Stored data
_____

template <bool PERM, bool COUNT>
__global__ __launch_bounds__(128) void k_sp_sd_build(const int2* __restrict__ desc, const int32_t* __restrict__ perm,
                                                      const double* __restrict__ svals, const int32_t* __restrict__ meta,
                                                      int nrows, int64_t nslices, uint16_t* __restrict__ vcode8,
                                                      double* __restrict__ sd_vals, const int64_t* __restrict__ sd_off,
                                                      int32_t* __restrict__ sd_info, unsigned long long* __restrict__ bytes_out)
{
  __shared__ unsigned long long keys_s[2][SD_SLOTS];
  __shared__ uint16_t code_s[2][SD_SLOTS];
  __shared__ int cnt_s[2];
  const int lane = threadIdx.x & 63, wv = threadIdx.x >> 6;
  unsigned long long* const keys = keys_s[wv];
  uint16_t* const codes = code_s[wv];
  unsigned long long bytes = 0;
  for (int64_t s = blockIdx.x * 2ll + wv; s < nslices; s += gridDim.x * 2ll)
  {
    for (int k = lane; k < SD_SLOTS; k += 64)
      keys[k] = ~0ull;
    if (lane == 0)
      cnt_s[wv] = 1;
    __builtin_amdgcn_wave_barrier();
    const int r = PERM ? perm[s * 64 + lane] : (int)(s * 64 + lane);
    const bool row = r >= 0 && r < nrows;
    const int2 ds = desc[s];
    const int c0 = ds.x, nch = ds.y & 0xffffff, wl = ds.y >> 24;
    if (!COUNT && sd_info[s] == 0)
    {
      if (lane == 0)
      {
        for (int j = 0; j < nch; ++j)
        {
          const int w = j + 1 < nch ? 8 : wl;
          const int m0 = meta[(size_t)(c0 + j) * 8];
          const unsigned cb = (m0 < 0 && (m0 & 0x40000000)) ? 100u : (m0 < 0 ? 2048u : ((m0 & 0x60000000) == 0x20000000 ? 0u : ((m0 & 0x40000000) ? 512u : 1024u)));
          bytes += 32 + cb + (unsigned)((w >> 1) * 1024 + (w & 1) * 512);
        }
        bytes += 4;
        atomicAdd(reinterpret_cast<int*>(bytes_out) + 2, 1);
      }
      continue;
    }
    double* const tab = COUNT ? nullptr : sd_vals + sd_off[s];
    if (!COUNT && lane == 0)
      tab[0] = 0.0;
    unsigned long long last = 0ull;
    for (int j = 0; j < nch; ++j)
    {
      if (cnt_s[wv] > SD_MAX)
        break;
      const int w = j + 1 < nch ? 8 : wl;
      for (int e = 0; e < w; ++e)
      {
        const unsigned long long b = row ? sp_value_bits(svals, c0 + j, w, lane, e) : 0ull;
        if (b != 0ull && b != last && b != ~0ull)
        {
          unsigned h = valset_hash<SD_BITS>(b);
          for (int probe = 0; probe < SD_SLOTS; ++probe)
          {
            const unsigned long long cur = keys[h];
            if (cur == b)
              break;
            if (cur == ~0ull)
            {
              const unsigned long long old = atomicCAS(&keys[h], ~0ull, b);
              if (old == ~0ull)
              {
                const int c = atomicAdd(&cnt_s[wv], 1);
                codes[h] = (uint16_t)c;
                if (!COUNT && c < SD_MAX)
                  tab[c] = __longlong_as_double((long long)b);
                break;
              }
              if (old == b)
                break;
            }
            h = (h + 1) & (SD_SLOTS - 1);
            if (cnt_s[wv] > SD_MAX)
              break;
          }
        }
        if (b == ~0ull)
          cnt_s[wv] = SD_MAX + 1;
        last = b;
      }
    }
    __builtin_amdgcn_wave_barrier();
    const int n = cnt_s[wv];
    const bool ok = n <= SD_MAX;
    if (COUNT)
    {
      if (lane == 0)
        sd_info[s] = ok ? n : 0;
      __builtin_amdgcn_wave_barrier();
      continue;
    }
    if (ok)
    {
      last = 0ull;
      unsigned last_code = 0;
      for (int j = 0; j < nch; ++j)
      {
        const int w = j + 1 < nch ? 8 : wl;
        unsigned code[8];
#pragma unroll
        for (int e = 0; e < 8; ++e)
        {
          code[e] = 0;
          if (row && e < w)
          {
            const unsigned long long b = sp_value_bits(svals, c0 + j, w, lane, e);
            if (b == 0ull)
              continue;
            if (b != last)
            {
              unsigned h = valset_hash<SD_BITS>(b);
              while (keys[h] != b)
                h = (h + 1) & (SD_SLOTS - 1);
              last = b;
              last_code = codes[h];
            }
            code[e] = last_code;
          }
        }
        uint4v q;
        q.x = code[0] | (code[1] << 16);
        q.y = code[2] | (code[3] << 16);
        q.z = code[4] | (code[5] << 16);
        q.w = code[6] | (code[7] << 16);
        reinterpret_cast<uint4v*>(vcode8 + (size_t)(c0 + j) * 512)[lane] = q;
      }
    }
    if (lane == 0)
    {
      for (int j = 0; j < nch; ++j)
      {
        const int w = j + 1 < nch ? 8 : wl;
        const int m0 = meta[(size_t)(c0 + j) * 8];
        unsigned cb = 0;
        if (m0 < 0 && (m0 & 0x40000000))
          cb = 100;
        else if (m0 < 0)
          cb = 2048;
        else if ((m0 & 0x60000000) == 0x20000000)
          cb = 0;
        else if (m0 & 0x40000000)
          cb = 512;
        else
          cb = 1024;
        bytes += 32 + cb + (ok ? 1024 : (unsigned)((w >> 1) * 1024 + (w & 1) * 512));
      }
      bytes += ok ? (unsigned)n * 8 + 4 : 4;
    }
    __builtin_amdgcn_wave_barrier();
  }
  if (lane == 0 && bytes)
    atomicAdd(bytes_out, bytes);
}
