__host__ __device__ constexpr size_t fps_batch_xchg_offset(int P, int UT = kBtUT) { return (fps_pruned_lds_bytes(P, UT) + 15) & ~(size_t)15; }
__host__ __device__ constexpr size_t fps_batch_lds_bytes(int P, int UT = kBtUT) { return fps_batch_xchg_offset(P, UT) + 2 * sizeof(BtXchg) + 16 * kBtCand; }

__device__ __forceinline__ float vmax_f32(float a, float b)
{
    float r;
    asm("v_max_f32 %0, %1, %2" : "=v"(r) : "v"(a), "v"(b));
    return r;
}
__device__ __forceinline__ float vmed3_f32(float a, float b, float c)
{
    float r;
    asm("v_med3_f32 %0, %1, %2, %3" : "=v"(r) : "v"(a), "v"(b), "v"(c));
    return r;
}

__device__ __forceinline__ int bt_wave_max_i32_lane63(int v)
{
#define PN2_BT_STEP(ctrl) v = max(v, __builtin_amdgcn_update_dpp(0, v, ctrl, 0xf, 0xf, true))
    PN2_BT_STEP(0xB1);
    PN2_BT_STEP(0x4E);
    PN2_BT_STEP(0x141);
    PN2_BT_STEP(0x140);
    PN2_BT_STEP(0x142);
    PN2_BT_STEP(0x143);
#undef PN2_BT_STEP
    return v;
}

__device__ __forceinline__ void lds_max_u32(unsigned *p, unsigned v)
{
    asm volatile("ds_max_u32 %0, %1" :: "v"((unsigned)(size_t)p), "v"(v) : "memory");
}

inline bool fps_batch_covers(int ranks) { return ranks > 512 && ranks <= 8192; }
#ifdef PN2_BT_LAB_NEVER_AUTO
inline bool fps_batch_pays(int, int) { return false; }
#else
inline bool fps_batch_pays(int ranks, int m) { return fps_batch_covers(ranks) && m >= 256; }
#endif

#ifdef PN2_BT_STATS
__device__ unsigned long long g_bt_stats[16];
#ifndef PN2_BT_STATS_FROM
#define PN2_BT_STATS_FROM 0
#endif
#define PN2_BT_STAT(i, v) do { if (lane == 0 && cloud == 0 && j >= PN2_BT_STATS_FROM) atomicAdd(&g_bt_stats[i], (unsigned long long)(v)); } while (0)
#define PN2_BT_CLOCK() __builtin_readcyclecounter()
#else
#define PN2_BT_STAT(i, v) do { } while (0)
#define PN2_BT_CLOCK() 0ll
#pragma clang diagnostic ignored "-Wunused-variable"
#endif

#ifndef PN2_BT_LIST_HI
#define PN2_BT_LIST_HI 36
#define PN2_BT_LIST_LO 20
#endif
#ifndef PN2_BT_EARLY
#define PN2_BT_EARLY 48
#endif
#ifndef PN2_BT_ASM_LOOP
#define PN2_BT_ASM_LOOP 1
#endif
#ifndef PN2_BT_G0
#define PN2_BT_G0 0.10f
#endif
#ifndef PN2_BT_PACKED_FROM
#define PN2_BT_PACKED_FROM 16
#endif
#ifndef PN2_BT_SLOW_MIN
#define PN2_BT_SLOW_MIN 3
#define PN2_BT_QUICK 1
#define PN2_BT_SINGLE0 16
#define PN2_BT_SINGLE1 512
#endif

_____

Every line above that holds the string "nslices" should be returned.

* _Written solution_:
                                                      int nrows, int64_t nslices, uint16_t* __restrict__ vcode8,
  for (int64_t s = blockIdx.x * 2ll + wv; s < nslices; s += gridDim.x * 2ll)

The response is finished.